● Assigned task
Among the entries below, find every line that contains the string "hipSuccess", then copy it.

● Given data

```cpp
int32_t nep_iar_run(nep_spmf* spmf, nep_lu* lu, int64_t n, const nep_iar_opts* opts, const nep_cdouble* h_v0,
                    const nep_cdouble* h_Ctab, int32_t mt, const double* h_cabs, const nep_cdouble* h_cf, const double* h_fro,
                    nep_fv_eval fv, void* ctx, nep_cdouble* h_lam, nep_cdouble* dQ, nep_cdouble* h_Q, double* h_err,
                    nep_cdouble* dV_basis, nep_iar_result* res, nep_stream stream) {
    ARGCHK(spmf && lu && opts && h_v0 && h_Ctab && fv && h_lam && res);
    ARGCHK(n > 0 && mt >= 1 && opts->maxit >= 1 && opts->check_error_every >= 1);
    ARGCHK(opts->orth_method == 0 || opts->orth_method == 1);
    ARGCHK(opts->errmeasure == 0 || (opts->errmeasure == 1 && h_fro));
    ARGCHK(opts->umfpack_refinements <= 0 || (h_cabs && h_cf));
    memset(res, 0, sizeof(*res));
    res->refine_plan = -1;
    struct timespec t_e_; clock_gettime(CLOCK_MONOTONIC, &t_e_);
    const double t_entry = t_e_.tv_sec * 1e3 + t_e_.tv_nsec * 1e-6;
    const int32_t m = opts->maxit;
    if (m > 128) { nep_set_error("nep_iar_run: maxit = %d exceeds the device eigen-decomposition's limit 128", m); return NEP_ERR_UNSUPPORTED; }
    const int BMAX = std::max(1, nep_env_int("NEP_IAR_EIG_BATCH", 16));
    const int LASTB = std::max(1, nep_env_int("NEP_IAR_EIG_LAST", 8));
    const double T100 = nep_env_double("NEP_IAR_EIG_MS100", 3.3);
    const double TSTEP = 0.35;
    const int cee = opts->check_error_every;
    const double neigs = opts->neigs;
    const bool unthrottled = isinf(neigs) && neigs > 0;

    Run R; R.spmf = spmf; R.lu = lu; R.n = n; R.o = *opts; R.fv = fv; R.ctx = ctx; R.h_fro = h_fro; R.st = as_stream(stream);
    R.m = m; R.mt = mt; R.ldv = n * (int64_t)(m + 1); R.h_err = h_err;
    int rc = run_streams(R.st, &R.rs); if (rc) return rc;
    rc = arena_acquire(n, m, mt, BMAX, &R.a); if (rc) return rc;
    R.have_arena = true;
    Arena& a = R.a;
    hipStream_t st = R.st, cst = R.rs.check, est = R.rs.eig;
    R.ref.umf = opts->umfpack_refinements > 0 ? opts->umfpack_refinements : 0;
    R.ref.hint = (opts->refine_hint >= 0 && nep_env_int("NEP_REFINE_HINT", 1) != 0) ? opts->refine_hint : -1;
    R.filled.assign(m + 1, 0); R.plans.assign(m + 1, 0);
    if (const char* fa = getenv("NEP_IAR_RUN_FAIL_AT")) { if (sscanf(fa, "%d:%d", &R.fail_kind, &R.fail_at) != 2) R.fail_kind = R.fail_at = 0; }
    if (h_err) for (int64_t i = 0; i < (int64_t)m * m; ++i) h_err[i] = NAN;

    if (dV_basis) { R.V = (cplx*)dV_basis; R.own_V = false; }
// ... 14 lines not shown
    }
    hipLaunchKernelGGL(k_iar_start, dim3((unsigned)((n + 255) / 256)), dim3(256), 0, st, R.V, (const cplx*)a.v0, 1.0 / sqrt(nrm2), n);
    hipLaunchKernelGGL(k_iar_active, dim3((unsigned)((m + 1 + 63) / 64)), dim3(64), 0, st, a.active, n, m + 1);
    HIPCHK(hipMemsetAsync(a.Hdev, 0, (size_t)m * (m + 4) * 16, st));
    LAUNCHCHK();
    memset(a.Hpin, 0, (size_t)m * (m + 4) * 16);
    memset(a.wpin, 0, (size_t)m * (m + 2) * 16);
    {
        static thread_local PinnedRing ring;
        rc = ring.upload(a.Ctab, h_Ctab, (size_t)m * mt * 16, st); if (rc) return rc;
    }
    rc = nep_iar_create(spmf, lu, n, m, (nep_cdouble*)R.V, R.ldv, (const nep_cdouble*)a.Ctab, m, a.active, (nep_cdouble*)a.work3n,
                        R.ref.umf > 0 ? h_cabs : nullptr, R.ref.umf > 0 ? h_cf : nullptr, mt, (nep_cdouble*)a.Hdev,
                        (nep_cdouble*)a.Hpin, opts->orth_method, &R.step);
    if (rc) return rc;

    std::vector<char> plan_end(m + 2, 0);
    if (unthrottled) {
        std::vector<int> allk;
        for (int kk = 1; kk <= m; ++kk) if (kk % cee == 0 || kk == m) allk.push_back(kk);
        int e_ = (int)allk.size(); int size = std::min(LASTB, e_);
        while (e_ > 0) {
            plan_end[allk[e_ - 1]] = 1; e_ -= size;
            if (e_ > 0) {
                const double q = allk[e_ - 1] / 100.0;
                size = (int)std::min<double>(std::min(BMAX, e_), std::max(1.0, ceil(2.0 * T100 * q * q / (TSTEP * cee))));
            }
        }
    }
    const bool trace = getenv("NEP_IAR_RUN_TRACE") != nullptr;
    auto now = []() { struct timespec t; clock_gettime(CLOCK_MONOTONIC, &t); return t.tv_sec * 1e3 + t.tv_nsec * 1e-6; };
    double t_fv = 0;
    std::deque<int> pendA; std::deque<Batch> stA; std::deque<Check> stC;
    int slots = unthrottled ? m + 1 : std::max(BMAX, 4);
    const int CHUNK = unthrottled ? 8 : 4;
    const int P = std::min(256, std::max(1, 3072 / mt));
    int k = 1; bool done = false; int status = NEP_OK;
    const bool use_graph = nep_env_flag("NEP_IAR_GRAPH");
    int n_graph = 0;
    auto finished = [&]() { return R.conv >= neigs; };

    auto batch_ready = [&]() -> int {
        if (pendA.empty()) return 0;
        int cnt = 1;
        while (cnt < (int)pendA.size() && cnt < BMAX && pendA[cnt] - pendA[cnt - 1] == pendA[1] - pendA[0] && !(unthrottled && plan_end[pendA[cnt - 1]])) ++cnt;
        if (!unthrottled || plan_end[pendA[cnt - 1]] || cnt >= BMAX || done) return cnt;
        return 0;
    };
    auto launch_batch = [&](int count) -> int {
        Batch b;
        for (int i = 0; i < count; ++i) { b.kcs.push_back(pendA.front()); pendA.pop_front(); }
        const int k0 = b.kcs[0], nb = count; b.kmax = b.kcs.back();
        const int kstep = nb > 1 ? b.kcs[1] - k0 : 0;
        int r = nep_iar_stream_wait(R.step, b.kmax, (nep_stream)est); if (r) return r;
        cplx* wrow = a.wdev + (int64_t)(k0 - 1) * (m + 2);
        cplx* mrow = a.wpin + (int64_t)(k0 - 1) * (m + 2);
        r = nep_hess_eigvals_batch_dev(nb, k0, kstep, (const nep_cdouble*)a.Hdev, m + 4, (nep_cdouble*)wrow, (int64_t)kstep * (m + 2),
                                       a.eigwork, a.wsz, (nep_cdouble*)mrow, (int64_t)kstep * (m + 2), (nep_stream)est);
        if (r) return r;
        b.evW = R.event(); if (!b.evW) return NEP_ERR_HIP;
        HIPCHK(hipEventRecord(b.evW, est));
        void* pz = nullptr;
        r = nep_pool_alloc(&pz, (size_t)nb * b.kmax * b.kmax * 16); if (r) return r;
        b.Zb = (cplx*)pz;
        r = nep_hess_eigvecs_batch_dev(nb, k0, kstep, (nep_cdouble*)wrow, (int64_t)kstep * (m + 2), (nep_cdouble*)b.Zb, b.kmax,
                                       (int64_t)b.kmax * b.kmax, a.eigwork, a.wsz, (nep_cdouble*)mrow, (int64_t)kstep * (m + 2), (nep_stream)est);
        if (r) { nep_pool_free_on(b.Zb, est, true); return r; }
        b.evZ = R.event(); if (!b.evZ) return NEP_ERR_HIP;
        HIPCHK(hipEventRecord(b.evZ, est));
        stA.push_back(b);
        return NEP_OK;
    };
    auto launch_check = [&](const Batch& b, int bi, bool first_of_batch) -> int {
        const int kc = b.kcs[bi];
        int r = R.fill_H(kc); if (r) return r;
        const cplx* w = a.wpin + (int64_t)(kc - 1) * (m + 2);
        if (w[kc].x != 0.0 || (R.fail_kind == 3 && R.fail_at == kc)) { R.retry = 3; nep_set_error("nep_iar_run: the QR iteration of step %d gave up", kc); return NEP_ERR_RETRY; }
        Check c; c.kc = kc; c.lam.resize(2 * (size_t)kc); c.F.resize(2 * (size_t)mt * kc);
        const double sr = R.o.sigma.re, si = R.o.sigma.im, gr = R.o.gamma.re, gi = R.o.gamma.im;
        for (int s = 0; s < kc; ++s) {
            const double dr = w[s].x, di = w[s].y, den = dr * dr + di * di;
            c.lam[2 * s] = sr + (gr * dr + gi * di) / den;
            c.lam[2 * s + 1] = si + (gi * dr - gr * di) / den;
        }
        const double tf0 = trace ? now() : 0.0;
        const int32_t frc = R.fv(R.ctx, kc, (const nep_cdouble*)c.lam.data(), (nep_cdouble*)c.F.data());
        if (trace) t_fv += now() - tf0;
        if (frc != 0) {
            nep_set_error("nep_iar_run: the f_t(lambda) callback failed in step %d", kc); return NEP_ERR_ARG;
        }
        if (first_of_batch) HIPCHK(hipStreamWaitEvent(cst, b.evZ, 0));
        void* pq = nullptr;
        r = nep_pool_alloc(&pq, (size_t)n * kc * 16); if (r) return r;
        c.QT = (cplx*)pq;
        r = nep_gemm_ts_dev((const nep_cdouble*)R.V, R.ldv, n, kc, (const nep_cdouble*)(b.Zb + (int64_t)bi * b.kmax * b.kmax), b.kmax, 0, kc,
                            (nep_cdouble*)c.QT, kc, 1, (nep_stream)cst);
        double* d_out = a.d_norms + (int64_t)(kc - 1) * 2 * m;
        if (!r) r = nep_resid_batch_dev(spmf, kc, (const nep_cdouble*)c.F.data(), (const nep_cdouble*)c.QT, kc, d_out, (nep_stream)cst);
        if (r) { nep_pool_free_on(c.QT, cst, true); return r; }
        HIPCHK(hipMemcpyAsync(a.npin + (int64_t)(kc - 1) * 2 * m, d_out, (size_t)2 * kc * 8, hipMemcpyDeviceToHost, cst));
        c.ev = R.event(); if (!c.ev) return NEP_ERR_HIP;
        HIPCHK(hipEventRecord(c.ev, cst));
        if (bi == (int)b.kcs.size() - 1) c.Zb_owner = b.Zb;
        stC.push_back(std::move(c));
        return NEP_OK;
    };
// ... 42 lines not shown
        return NEP_OK;
    };
    auto drop_check = [&](Check& c) {
        if (c.QT) nep_pool_free_on(c.QT, cst, true);
        if (c.Zb_owner) nep_pool_free_on(c.Zb_owner, cst, true);
        R.done(c.ev);
    };
    auto drop_batch = [&](Batch& b) {
        if (b.Zb) nep_pool_free_on(b.Zb, est, true);
        R.done(b.evW); R.done(b.evZ);
    };

    hipEvent_t te0 = nullptr, te1 = nullptr; bool te1_rec = false;
    if (trace) { (void)hipEventCreate(&te0); (void)hipEventCreate(&te1); (void)hipEventRecord(te0, st); }
    const double t_loop = now();
    double tt_steps = 0, tt_A = 0, tt_B = 0, tt_C = 0, tt_sleep = 0, t_enq_done = 0; double tq = 0;
    while (status == NEP_OK) {
        bool progressed = false;
        tq = now();
        if (!done) {
            if (k <= m && !finished()) {
                int nb = 0;
                while (nb < CHUNK && k + nb <= m) {
                    const bool due = ((k + nb) % cee == 0) || (k + nb == m);
                    if (due) { if (slots <= 0) break; --slots; }
                    ++nb;
                }
                if (nb > 0) {
                    int plan = R.ref.plan();
                    if (plan > 0 && R.ref.settled()) plan |= 0x100;
                    if (use_graph && k > 1) { int32_t cap = 0; status = nep_iar_steps_graph(R.step, k, nb, plan, stream, &cap); n_graph += cap; }
                    else status = nep_iar_steps(R.step, k, nb, plan, stream);
                    if (status) break;
                    for (int kk = k; kk < k + nb; ++kk) {
                        R.plans[kk] = plan;
                        if (kk % cee == 0 || kk == m) pendA.push_back(kk);
                    }
                    k += nb; progressed = true;
                }
            } else done = true;
            if (k > m) { if (!done && trace) { t_enq_done = now() - t_loop; if (te1 && !te1_rec) { (void)hipEventRecord(te1, st); te1_rec = true; } } done = true; }
        }
        if (trace) { const double t = now(); tt_steps += t - tq; tq = t; }
        while (!finished()) {
            const int cnt = batch_ready();
            if (!cnt) break;
            status = launch_batch(cnt); progressed = true;
            if (status) break;
        }
        if (status) break;
        if (trace) { const double t = now(); tt_A += t - tq; tq = t; }
        while (!stA.empty() && !finished() && ev_done(stA.front().evW)) {
            progressed = true;
            Batch b = stA.front(); stA.pop_front();
            for (int bi = 0; bi < (int)b.kcs.size() && status == NEP_OK; ++bi) {
                status = launch_check(b, bi, bi == 0);
// ... 22 lines not shown
        if (done && pendA.empty() && stA.empty() && stC.empty()) break;
        if (!progressed) { struct timespec ts = {0, 20000}; nanosleep(&ts, nullptr); if (trace) { const double t = now(); tt_sleep += t - tq; tq = t; } }
    }
    if (trace)
        fprintf(stderr, "nep_iar_run trace (ms): set-up %.2f | loop %.2f: steps %.2f (all enqueued at %.2f) A %.2f B %.2f (callback %.2f) C %.2f sleep %.2f\n",
                t_loop - t_entry, now() - t_loop, tt_steps, t_enq_done, tt_A, tt_B, t_fv, tt_C, tt_sleep);
    if (trace && use_graph) fprintf(stderr, "nep_iar_run: %d chunks went out as hipGraphs\n", n_graph);
    if (trace && te0 && te1 && te1_rec) {
        float ms_ = 0.0f;
        if (hipEventSynchronize(te1) == hipSuccess && hipEventElapsedTime(&ms_, te0, te1) == hipSuccess)
            fprintf(stderr, "nep_iar_run: the recurrence's %d steps took %.2f ms on the device\n", m, ms_);
        (void)hipGetLastError();
    }
    if (te0) (void)hipEventDestroy(te0);
    if (te1) (void)hipEventDestroy(te1);
    while (!stA.empty()) { drop_batch(stA.front()); stA.pop_front(); }
    while (!stC.empty()) { drop_check(stC.front()); stC.pop_front(); }
    (void)hipStreamSynchronize(est);
    (void)hipStreamSynchronize(cst);
    res->retry_reason = R.retry;
    res->refine_plan = R.ref.hint_off ? -1 : (R.ref.recorded >= 0 ? R.ref.recorded : R.ref.hint);
    res->refine_hint_off = R.ref.hint_off ? 1 : 0;
    if (status || !unthrottled) (void)hipStreamSynchronize(st);
    if (status) return status;

    int nret = (int)(R.s_lam.size() / 2);
    const bool noconv = (R.conv < neigs) && !unthrottled;
    if (!noconv) nret = std::min(nret, R.conv);
    res->k = R.k_checked > 0 ? R.k_checked : k - 1;
    res->nconv = R.conv; res->nret = nret;
    for (int s = 0; s < nret; ++s) { h_lam[s].re = R.s_lam[2 * s]; h_lam[s].im = R.s_lam[2 * s + 1]; }
    if (nret > 0 && (dQ || h_Q) && R.s_QT) {
        cplx* dst = (cplx*)dQ; void* tmp = nullptr;
        if (!dst) { rc = nep_pool_alloc(&tmp, (size_t)n * nret * 16); if (rc) return rc; dst = (cplx*)tmp; }
        std::vector<int32_t> cols(R.s_idx.begin(), R.s_idx.begin() + nret);
        rc = nep_rowmajor_to_colmajor(n, R.s_kq, (const nep_cdouble*)R.s_QT, R.s_kq, cols.data(), nret, (nep_cdouble*)dst, n, (nep_stream)cst);
        if (!rc && h_Q) {
            if (hipMemcpyAsync(h_Q, dst, (size_t)n * nret * 16, hipMemcpyDeviceToHost, cst) != hipSuccess) rc = NEP_ERR_HIP;
        }
        if (hipStreamSynchronize(cst) != hipSuccess && !rc) rc = NEP_ERR_HIP;
        if (tmp) nep_pool_free(tmp);
        if (rc) { if (rc == NEP_ERR_HIP) nep_set_error("nep_iar_run: returning the eigenvector block failed"); return rc; }
    }
    if (noconv) { nep_set_error("Number of iterations exceeded. maxit=%d.", m); return NEP_ERR_NOCONV; }
    return NEP_OK;
}

}
```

● Task solution
        if (hipEventSynchronize(te1) == hipSuccess && hipEventElapsedTime(&ms_, te0, te1) == hipSuccess)
            if (hipMemcpyAsync(h_Q, dst, (size_t)n * nret * 16, hipMemcpyDeviceToHost, cst) != hipSuccess) rc = NEP_ERR_HIP;
        if (hipStreamSynchronize(cst) != hipSuccess && !rc) rc = NEP_ERR_HIP;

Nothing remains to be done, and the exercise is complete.